A quickie post because there’s lots to do today and I was away yesterday, dealing with conference stuff. One of our conference participants has published two books of genre fiction–maybe I won’t identify the genre–and sent me a copy of one. I read the first three chapters on my way home, and I can’t believe how poorly copy-edited the book is–or, more likely, not copy-edited at all. It started with tussled for tousled on page 3 (“I playfully tussled his hair”) and just went on from there. Ugh. That’s a flat-out error–and there were others!–but there were also lots of borderline usage issues that a copy editor would have questioned. I will stop short of saying the whole thing is poorly written, but it’s not impressive.
And yes, I realize that if I had a copy editor for this blog, I would use fewer parentheses and em dashes, make fewer punctuation errors and be more precise in my verb-preposition pairings, but when I’m reading a published book from a reputable mass-market press, I do expect not to find three mistakes and eight or nine instances of questionable or infelicitous usage per (short) chapter! Except maybe I should, these days?
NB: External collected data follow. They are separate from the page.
#ifndef BK_PREP_TRANSPOSE
#define BK_PREP_TRANSPOSE 1
#endif
template <int NW, bool PACKED>
__global__ void __launch_bounds__(256) k_prep_fused(DevAlignCfg cfg, DevBatch b, StripeSet out)
{
    __shared__ uint32_t s_cnt, s_base, s_cmax;
    constexpr bool TR = NW == 8 && BK_PREP_TRANSPOSE;
    __shared__ uint4 s_tr[TR ? 4 : 1][TR ? 64 * (NW / 2) : 1];
    if (threadIdx.x == 0) { s_cnt = 0; s_cmax = 0; }
    __syncthreads();
    const uint32_t r = blockIdx.x * blockDim.x + threadIdx.x;
    const bool lean = b.rd2 != nullptr;
    const int wv = threadIdx.x >> 6;
    const bool wave_full = (r | 63u) < b.n_reads;
    bool go = false, has_n = false;
    uint32_t my_cmax = 0;
    int len = 0;
    uint64_t fw[PACKED ? 1 : NW], rv[PACKED ? 1 : NW];
    uint64_t f2[NW / 2], r2[NW / 2];
    bk_hit h;
    if (r < b.n_reads) {
        len = (int)b.lens[r];
        int num_ns = 0;
        bool bad = false;
        if (PACKED) {
            const uint32_t *__restrict__ W = b.pk_words + b.offs[r];
            uint32_t wv[NW];
#pragma unroll
            for (int k = 0; k < NW; k++) wv[k] = W[k];
#pragma unroll
            for (int k = 0; k < NW / 2; k++) {
                uint64_t v = ((uint64_t)wv[2 * k] << 32) | wv[2 * k + 1];
                const int rem = len - 32 * k;
                if (rem < 32) v = rem <= 0 ? 0ULL : (v & (~0ULL << (64 - 2 * rem)));
                f2[k] = v;
            }
            revcomp2<NW / 2>(f2, len, r2);
            const uint32_t pre = b.rmeta[r];
            num_ns = (int)((pre >> 16) & 0x7FFFu);
            bad = (pre >> 31) != 0;
        } else {
            const uint8_t *s = b.bases + b.offs[r];
#pragma unroll
            for (int w = 0; w < NW; w++) {
                const int base0 = 16 * w;
                uint64_t f = 0;
                if (base0 + 16 <= len) {
                    Bytes16 q = *reinterpret_cast<const Bytes16 *>(s + base0);
                    f = (pack8_msb(__builtin_bswap64(q.lo)) << 32) | pack8_msb(__builtin_bswap64(q.hi));
                } else if (base0 < len) {
                    const int cnt = len - base0;
                    for (int k = 0; k < cnt; k++) f |= (uint64_t)(s[base0 + k] & 7) << (60 - 4 * k);
                }
                fw[w] = f;
                rv[w] = 0;
            }
#pragma unroll
            for (int w = 0; w < NW; w++) {
                if (16 * w < len) {
                    uint64_t x = fw[w] & top_mask(len - 16 * w);
                    uint64_t hi = x & 0x4444444444444444ULL;
                    uint64_t lo = (x | (x >> 1)) & 0x1111111111111111ULL;
                    bad |= ((hi >> 2) & lo) != 0;
                    num_ns += __popcll(hi);
                }
            }
#pragma unroll
            for (int k = 0; k < NW / 2; k++) f2[k] = ((uint64_t)squeeze2(fw[2 * k]) << 32) | squeeze2(fw[2 * k + 1]);
            if (lean && !bad && num_ns == 0) revcomp2<NW / 2>(f2, len, r2);
            else {
#pragma unroll
                for (int w = 0; w < NW; w++) {
                    const int base0 = 16 * w;
                    uint64_t v = 0;
                    if (base0 + 16 <= len) {
                        Bytes16 p = *reinterpret_cast<const Bytes16 *>(s + (len - 16 - base0));
                        v = (pack8_msb(complement8(p.hi)) << 32) | pack8_msb(complement8(p.lo));
                    } else if (base0 < len) {
                        const int cnt = len - base0;
                        for (int k = 0; k < cnt; k++) {
                            uint8_t x = s[len - 1 - base0 - k] & 7;
                            x = x < 4 ? (uint8_t)(3 - x) : x;
                            v |= (uint64_t)x << (60 - 4 * k);
                        }
                    }
                    rv[w] = v;
                }
#pragma unroll
                for (int k = 0; k < NW / 2; k++) r2[k] = ((uint64_t)squeeze2(rv[2 * k]) << 32) | squeeze2(rv[2 * k + 1]);
            }
        }
        h.chrom_id = 0; h.match_loci = 0; h.match_len = 0; h.low_hit_instances = 0; h.rslt = 0;
        h.nar = BK_NAR_NOHIT; h.strand = '?'; h.low_mm = 0; h.nxt_low_mm = 0; h.num_hits = 0; h.mismatches = 0; h.flags = 0;
        int max_ns_seq = 0;
        if (cfg.max_ns) {
            max_ns_seq = (len * cfg.max_ns) / 100;
            if (max_ns_seq < cfg.max_ns) max_ns_seq = cfg.max_ns;
        }
        if (bad || num_ns > max_ns_seq) h.nar = BK_NAR_NS;
        has_n = bad || num_ns > 0;
        if (h.nar != BK_NAR_NS) {
            ReadPlan p = make_plan(len, cfg);
            if (p.n_phases > 0) {
                int mm, cl, cd, ofs[1];
                phase_params(p, cfg, 0, mm, cl, cd);
                int nc = core_offsets(len, cl, cd, p.max_slides, ofs, 0);
                if (nc <= kMaxCoresFast) my_cmax = (uint32_t)nc;
                go = true;
            }
        }
    }
    const int lane = threadIdx.x & 63;
    uint64_t m = __ballot(go);
    uint32_t my_off = 0;
    for (int off = 32; off > 0; off >>= 1) { uint32_t q = __shfl_down(my_cmax, off); my_cmax = q > my_cmax ? q : my_cmax; }
    if (m) {
        uint32_t w = 0;
        if (lane == 0) { w = atomicAdd(&s_cnt, (uint32_t)__popcll(m)); if (my_cmax) atomicMax(&s_cmax, my_cmax); }
        w = __builtin_amdgcn_readfirstlane(w);
        my_off = w + (uint32_t)__popcll(m & ((1ULL << lane) - 1));
    }
    __syncthreads();
    if (threadIdx.x == 0 && s_cnt) s_base = stripe_reserve(out, 0, s_cnt);
    if (threadIdx.x == 64 && s_cmax) stripe_max(out, s_cmax);
    __syncthreads();
    if (go) stripe_put(out, 0, s_base + my_off, r);
    if (r < b.n_reads) {
        b.rmeta[r] = (uint32_t)len | (has_n ? kReadHasN : 0u);
        if (PACKED ? !lean : (!lean || has_n)) {
            const uint32_t wpr = b.wpr;
            uint4 *row0 = reinterpret_cast<uint4 *>(b.rd4 + (uint64_t)r * 2 * wpr);
            uint4 *row1 = reinterpret_cast<uint4 *>(b.rd4 + ((uint64_t)r * 2 + 1) * wpr);
#pragma unroll
            for (int q = 0; q < NW / 2; q++) {
                if (2 * q < (int)wpr) {
                    uint64_t a0, a1, c0, c1;
                    if (PACKED) {
                        a0 = spread2to4((uint32_t)(f2[q] >> 32)); a1 = spread2to4((uint32_t)f2[q]);
                        c0 = spread2to4((uint32_t)(r2[q] >> 32)); c1 = spread2to4((uint32_t)r2[q]);
                    } else { a0 = fw[PACKED ? 0 : 2 * q]; a1 = fw[PACKED ? 0 : 2 * q + 1]; c0 = rv[PACKED ? 0 : 2 * q]; c1 = rv[PACKED ? 0 : 2 * q + 1]; }
                    row0[q] = make_uint4((uint32_t)a0, (uint32_t)(a0 >> 32), (uint32_t)a1, (uint32_t)(a1 >> 32));
                    row1[q] = make_uint4((uint32_t)c0, (uint32_t)(c0 >> 32), (uint32_t)c1, (uint32_t)(c1 >> 32));
                }
            }
            for (uint32_t q = NW / 2; 2 * q < wpr; q++) { row0[q] = make_uint4(0, 0, 0, 0); row1[q] = make_uint4(0, 0, 0, 0); }
        }
        if (lean && !(TR && wave_full)) {
            uint4 *t0 = reinterpret_cast<uint4 *>(b.rd2 + (uint64_t)r * 2 * (NW / 2));
            uint4 *t1 = reinterpret_cast<uint4 *>(b.rd2 + ((uint64_t)r * 2 + 1) * (NW / 2));
#pragma unroll
            for (int q = 0; q < NW / 4; q++) {
                t0[q] = make_uint4((uint32_t)f2[2 * q], (uint32_t)(f2[2 * q] >> 32), (uint32_t)f2[2 * q + 1], (uint32_t)(f2[2 * q + 1] >> 32));
                t1[q] = make_uint4((uint32_t)r2[2 * q], (uint32_t)(r2[2 * q] >> 32), (uint32_t)r2[2 * q + 1], (uint32_t)(r2[2 * q + 1] >> 32));
            }
        }
        if (!(TR && wave_full)) b.out[r] = h;
    }
    if (TR && wave_full) {
        constexpr int RW = NW / 2;
        uint4 *sr = s_tr[wv];
        if (lean) {
#pragma unroll
            for (int q = 0; q < NW / 4; q++) {
                sr[lane * RW + q] = make_uint4((uint32_t)f2[2 * q], (uint32_t)(f2[2 * q] >> 32), (uint32_t)f2[2 * q + 1], (uint32_t)(f2[2 * q + 1] >> 32));
                sr[lane * RW + NW / 4 + q] = make_uint4((uint32_t)r2[2 * q], (uint32_t)(r2[2 * q] >> 32), (uint32_t)r2[2 * q + 1], (uint32_t)(r2[2 * q + 1] >> 32));
            }
            __builtin_amdgcn_wave_barrier();
            uint4 *dst = reinterpret_cast<uint4 *>(b.rd2 + (uint64_t)(r - (uint32_t)lane) * 2 * (NW / 2));
#pragma unroll
            for (int k = 0; k < RW; k++) dst[k * 64 + lane] = sr[k * 64 + lane];
            __builtin_amdgcn_wave_barrier();
        }
        uint32_t *sh = reinterpret_cast<uint32_t *>(sr);
        const uint32_t *hw = reinterpret_cast<const uint32_t *>(&h);
#pragma unroll
        for (int k = 0; k < 5; k++) sh[lane * 5 + k] = hw[k];
        __builtin_amdgcn_wave_barrier();
        uint32_t *od = reinterpret_cast<uint32_t *>(b.out + (r - (uint32_t)lane));
#pragma unroll
        for (int k = 0; k < 5; k++) od[k * 64 + lane] = sh[k * 64 + lane];
    }
}
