template <bool CNT, uint32_t F, bool PK, class LIM = LimNone>
DEVI bool test_ref_u(const SceneD& S, int32_t ref, V o, V d, const Key& k, double& t, int& args, Counters& ct,
                     const LIM& lim = LIM()) {
  if constexpr (PK) {
    if (!(F & FT_PRIM) || ref >= 0) {
      if (CNT) ct.c[C_TRI]++;
      WCNT(C_WTRI, 1);
      const TriG T = sload_tri(S.tri + ref);
      return tri_test(T, o, d, t, args, lim);
    }
  }
  return test_ref<CNT, F, LIM, PK>(S, ref, o, d, k, t, args, ct, lim);
}
template <uint32_t F, bool PK>
DEVI int32_t ref_xf_u(const SceneD& S, int32_t ref) {
  if (PK && (!(F & FT_PRIM) || ref >= 0)) return sload(&S.tri[ref].xf);
  return ref_xf<F>(S, ref);
}
template <uint32_t F>
DEVI bool is_inst(const SceneD& S, int32_t ref) { return (F & FT_INST) && ref < 0 && S.prim[~ref].type == PT_INST; }


struct LeafR {
  int32_t start, count;
  bool run;
};
template <bool PK = false>
DEVI LeafR leaf_of(const SceneD& S, int32_t c) {
  LeafR r;
  r.run = (c & LEAF_RUN_FLAG) != 0;
  if (r.run) { r.start = (c >> 5) & LEAF_RUN_MAXSTART; r.count = c & 31; }
  else if (PK) { r.start = sload(&S.leaf[c].start); r.count = sload(&S.leaf[c].count); }
  else { LeafD lf = S.leaf[c]; r.start = lf.start; r.count = lf.count; }
  return r;
}
template <bool PK = false>
DEVI int32_t leaf_member(const SceneD& S, const LeafR& lf, int i) {
  return lf.run ? lf.start + i : (PK ? sload(S.member + lf.start + i) : S.member[lf.start + i]);
}

template <bool CNT, uint32_t F>
DEVI void inst_closest(const SceneD& S, int32_t ii, WRay& w, const Key& k, int top, Best& best, double& local, Counters& ct);

template <bool CNT, uint32_t F, bool INST, bool PK = false>
DEVI void leaf_closest(const SceneD& S, int32_t leaf, int accXf, V ao, V ad, WRay& w, const Key& k, const HitCtx& hc,
                       Best& best, double& local, Counters& ct) {
  const LeafR lf = leaf_of<PK>(S, leaf);
  if (CNT) { ct.c[C_LEAF]++; ct.c[C_MEMBER] += lf.count; }
  constexpr bool TF32 = PK && !INST && RT_F32_TRI != 0 && RT_F32_TRI_CPK != 0 &&
                        ((F & FT_PHOTON) == 0 || RT_F32_TRI_PH_CPK != 0);
  TriRayF trf;
  if constexpr (TF32) trf = tri_ray_f32(ao, ad);
  for (int i = 0; i < lf.count; ++i) {
    if (PK) PKSTAT(P_CT_STEP, __ballot(1));
    int32_t ref = leaf_member<PK>(S, lf, i);
    renorm(w);
    if constexpr (!INST && (F & FT_INST) != 0) {
      if (is_inst<F>(S, ref)) {
        inst_closest<CNT, F>(S, ~ref, w, k, hc.top, best, local, ct);
        continue;
      }
    }
    int xf = ref_xf_u<F, PK>(S, ref);
    V o, d;
    if (xf == accXf && !w.moved) { o = ao; d = ad; }
    else if (PK && (RT_ULOAD & 1)) {
      double inv[12];
      sload_inv(S.xf + xf, inv);
      o = xpt(inv, w.o); d = xvec(inv, w.d);
    } else { const double* inv = S.xf[xf].inv; o = xpt(inv, w.o); d = xvec(inv, w.d); }
    double t;
    int args;
    bool th;
    if (TF32 && (!(F & FT_PRIM) || ref >= 0) && xf == accXf && !w.moved) {
      if (CNT) ct.c[C_TRI]++;
      WCNT(C_WTRI, 1);
      const TriFR TF = sload_trif(S.triF + ref);
      th = false;
      if (!tri_f32_out(TF, trf)) {
        const TriG T = sload_tri(S.tri + ref);
        th = tri_test(T, o, d, t, args, LimClosest{local, best.t});
      }
    } else {
      th = test_ref_u<CNT, F, PK>(S, ref, o, d, k, t, args, ct, LimClosest{local, best.t});
    }
    if (th) {
      if (t < local) local = t;
      if (t < best.t) {
        best.t = t; best.ref = ref; best.top = (int16_t)hc.top; best.inAcc = 1; best.inst = hc.inst;
        if (INST) { best.ver = hc.wver; best.iver = w.ver; }
        else { best.ver = w.ver; best.iver = 0; }
      }
    }
  }
}
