ABI_SYMBOLS = [
    "rt_create", "rt_destroy", "rt_last_error", "rt_set_stream", "rt_resize", "rt_set_partition", "rt_local_rows",
    "rt_local_to_global_row", "rt_bind_render_targets", "rt_get_render_targets", "rt_upload_scene", "rt_update_models",
    "rt_update_spheres", "rt_set_params", "rt_reset_accumulation", "rt_render_frame", "rt_render_frames",
    "rt_synchronize", "rt_get_frame", "rt_read_frame", "rt_read_accumulated", "rt_display", "rt_display_srgb8",
    "rt_write_accumulated", "rt_timer_begin", "rt_timer_end",
    "rt_enable_stats", "rt_reset_counters", "rt_get_counters", "rt_build_bvh", "rt_build_bvh_mt", "rt_build_bvh_gpu", "rt_build_bvh_gpu_release", "rt_camera_view_params", "rt_version",
    "rt_debug_intersect", "rt_debug_math_eval", "rt_debug_phase_profile", "rt_build_bvh_gpu_batch",
    "rt_flush", "rt_validate_scene", "rt_debug_layout", "rt_debug_layout_free", "rt_debug_fused_frames_cap",
    "rt_create_multi", "rt_destroy_multi", "rt_multi_count", "rt_multi_context", "rt_multi_resize", "rt_multi_upload_scene",
    "rt_multi_update_models", "rt_multi_update_spheres", "rt_multi_set_params", "rt_multi_reset_accumulation",
    "rt_multi_render_frame", "rt_multi_render_frames", "rt_multi_synchronize", "rt_gather_accumulated", "rt_gather_frame",
    "rt_multi_get_counters", "rt_multi_last_gather_ms", "rt_multi_peer_access", "rt_gather_accumulated_to_device", "rt_gather_frame_to_device",
    "rt_gather_rccl",
]
COST_SYMBOLS = ["rt_render_cost"]
PRIMARY_SYMBOLS = ["rt_debug_primary_table"]
TILE_CAND_SYMBOLS = ["rt_debug_tile_cand"]
AOV_SYMBOLS = ["rt_render_aov", "rt_render_aov_to_device"]
DENOISE_SYMBOLS = ["rt_denoise_default_params", "rt_denoise_buffers", "rt_denoise", "rt_denoise_to_device"]
REPROJECT_SYMBOLS = ["rt_reproject_default_params", "rt_reproject_buffers", "rt_reproject_accumulated", "rt_resolve_buffers", "rt_resolve",
                     "rt_resolve_to_device"]
MOTION_SYMBOLS = ["rt_render_aov_centre", "rt_render_aov_centre_to_device", "rt_motion_from_scene", "rt_reproject_buffers_moving",
                  "rt_reproject_accumulated_moving"]
VARIANCE_SYMBOLS = ["rt_denoise_variance_default_params", "rt_moments_update_buffers", "rt_denoise_variance_buffers", "rt_variance_update",
                    "rt_variance_reset", "rt_variance_carry", "rt_variance_read_moments", "rt_variance_moments_to_device", "rt_denoise_variance",
                    "rt_denoise_variance_to_device"]
ADAPTIVE_SYMBOLS = ["rt_adaptive_default_params", "rt_adaptive_select_buffers", "rt_adaptive_select", "rt_adaptive_set_tiles", "rt_adaptive_read_tiles",
                    "rt_adaptive_read_tile_error", "rt_adaptive_render_frames"]
QUERY_SYMBOLS = ["rt_query_closest", "rt_query_closest_buffers", "rt_query_occluded", "rt_query_occluded_buffers"]
RADIANCE_SYMBOLS = ["rt_radiance_trace", "rt_radiance_trace_buffers"]
COST_FIELDS = ("segments", "innerSteps", "leafSteps", "triTests", "primaryInnerSteps", "primaryLeafSteps", "primaryTriTests", "firstHit")

# ... 434 lines not shown
        self._check(self.api.gather_rccl(self.h, nccl_comm, int(root), 1 if accumulated else 0, device_ptr, nbytes))

    def fused_frames_cap(self):
        return self.api.debug_fused_frames_cap(self.h)

    def primary_table(self):
        fn = self.api.lib.rt_debug_primary_table
        fn.restype, fn.argtypes = C.c_int, [C.c_void_p]
        return fn(self.h)

    def tile_cand(self):
        fn = self.api.lib.rt_debug_tile_cand
        fn.restype, fn.argtypes = C.c_int, [C.c_void_p]
        return fn(self.h)

    def synchronize(self):
        self._check(self.api.synchronize(self.h))

    def flush(self):
        self._check(self.api.flush(self.h))

    def timer_begin(self):
        self._check(self.api.timer_begin(self.h))

    def timer_end(self):
        self._check(self.api.timer_end(self.h))

    def enable_stats(self, on=True):
        self._check(self.api.enable_stats(self.h, 1 if on else 0))
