# aurelienwaite/SparkNet

Measured on AMD Instinct MI355X. Metric: images/sec AlexNet training (227x227) at 1/2/4/8 MI355X; scaling efficiency, higher is better.
Workload: dtype bf16; 1 GPU; model=caffenet (bvlc_reference_caffenet / AlexNet), global_batch=256, per_gpu_batch=256, parallelism=dp1, algorithm=local SGD, tau=50, RCCL all-reduce weight averaging, hipgraph=True, streams=3, feed_group=2, fused_input_fold=True, fp8_layers=0, fp8_wgrad=False

## Files before the change

### sparknet_amd/ops/hip.py

```python
from __future__ import annotations

import contextlib
import ctypes as C
import dataclasses
import os
from typing import NamedTuple

import torch

from . import _lib
from ..utils import features
from .gemm import (EPI_BF16, EPI_F32, EPI_F32_ACC, ConvGeom, Dense, FlipW, Fp8Side, Im2col, colsum, fp8_side_output,
                   gemm, linear_dgrad, linear_fwd, linear_wgrad, side_bytes)
from .spec import POOL_MAX, ConvNdSpec, ConvSpec, PoolSpec

call = _lib.call
BF16 = torch.bfloat16
DGRAD_INPLACE_WEIGHTS = False


def _c(t: torch.Tensor) -> torch.Tensor:
    return t if t.is_contiguous() else t.contiguous()


# ... 1 lines not shown
    if t.is_contiguous():
        return t.shape[-1]
    if t.dim() != 4 or t.stride(-1) != 1:
        return 0
    N, H, W, Cc = t.shape
    ld = t.stride(2)
    if ld < Cc or t.stride(1) != W * ld or (N > 1 and t.stride(0) != H * W * ld):
        return 0
    return ld


def as_bf16(t: torch.Tensor | None) -> torch.Tensor | None:
    if t is None:
        return None
    t = _c(t)
    if t.dtype == BF16:
        return t
    if t.dtype != torch.float32:
        raise TypeError(f"GPU activations are bf16 or fp32, got {t.dtype}")
    out = torch.empty(t.shape, dtype=BF16, device=t.device)
    call("cast_f32_bf16", t, out, t.numel())
    return out


def _round8(n: int) -> int:
    return -(-n // 8) * 8



def _implicit_ok(s: ConvSpec) -> bool:
    return s.Cg % 8 == 0 and s.C % 8 == 0


def _unit_conv(s: ConvSpec) -> bool:
    return s.sh == 1 and s.sw == 1 and s.dh == 1 and s.dw == 1


def _wgrad_implicit_ok(s: ConvSpec) -> bool:
    return _implicit_ok(s) and s.Kg % 8 == 0


def _dgrad_flip_geom_ok(s: ConvSpec) -> bool:
    return _unit_conv(s) and _wgrad_implicit_ok(s)


def _plain_window(s: ConvSpec, r: int, p: int) -> bool:
    return s.groups == 1 and _unit_conv(s) and s.R == s.S == r and s.ph == s.pw == p


def _tile_rows_fit(s: ConvSpec, extra: int, lds_bytes: int) -> bool:
    return min(s.H, (191 + s.Q - 1) // s.Q + extra) * s.W * s.C * 2 <= lds_bytes
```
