#define GM_W_HEADROOM 1024.f
struct PlaneDir {
    const float* fw0 = nullptr; int64_t TP = 0; int K = 0;
    uint16_t* base = nullptr; int64_t per_k = 0;
    int64_t off[GM_MAX_GCN][2] = {};
    bool valid[64][GM_MAX_GCN][2] = {};
    int index_of(const float* params) const {
        if (!base || !fw0 || params < fw0) return 0;
        const int64_t d = params - fw0;
        if (d % TP) return 0;
        const int64_t k = d / TP + 1;
        return (k >= 1 && k <= K && k < 64) ? (int)k : 0;
    }
    uint16_t* slot(int k, int l, int o) const { return (k && off[l][o] >= 0) ? base + (int64_t)(k - 1) * per_k + off[l][o] : nullptr; }
    uint16_t* lookup(const float* params, int l, int o) const { const int k = index_of(params); return (k && off[l][o] >= 0 && valid[k][l][o]) ? slot(k, l, o) : nullptr; }
    unsigned* wam = nullptr; const float* theta = nullptr;
    unsigned* viol = nullptr;
    bool w_bound(const float* params, int l, gm_bound& bd) const {
        bd = gm_no_bound();
        if (!wam || !(index_of(params) || params == theta)) return false;
        bd.amax = wam + (int64_t)l * GM_BOUND_PAD; bd.stride = 0; bd.gain = nullptr; bd.hgain = GM_W_HEADROOM; bd.viol = viol;
        return true;
    }
};

enum PassKind { PASS_PLAIN = 0, PASS_FWD_ONLY = 1, PASS_DIFF = 2 };
enum RowSet { ROWS_ALL, ROWS_SRC, ROWS_E1, ROWS_CENTRE };
enum DqFill { DQ_MEMSET, DQ_ZEROED, DQ_CENTRE };
struct LayerPlan { bool split, fuse; RowSet formed, stored; bool relu_bits; };
struct PassPlan { PassKind kind; LayerPlan layer[GM_MAX_GCN]; DqFill dq; bool t_centre, dq_e1; };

More amusing: as I sat on the bus to Conference City, I listened to a twentysomething guy’s cellphone conversation. There’d been some kind of regime change at the restaurant where he worked, and a couple of people had been fired, after which they’d all gone out to a bar and gotten hammered:
“Yeah, I tried calling him before I left this morning, but it was six a.m. and he’d gotten so drunk last night. He was practically coma toast.“
This, I liked.
Have you got any funny or infuriating grammar and usage anecdotes to share? Or any wonderful malapropisms?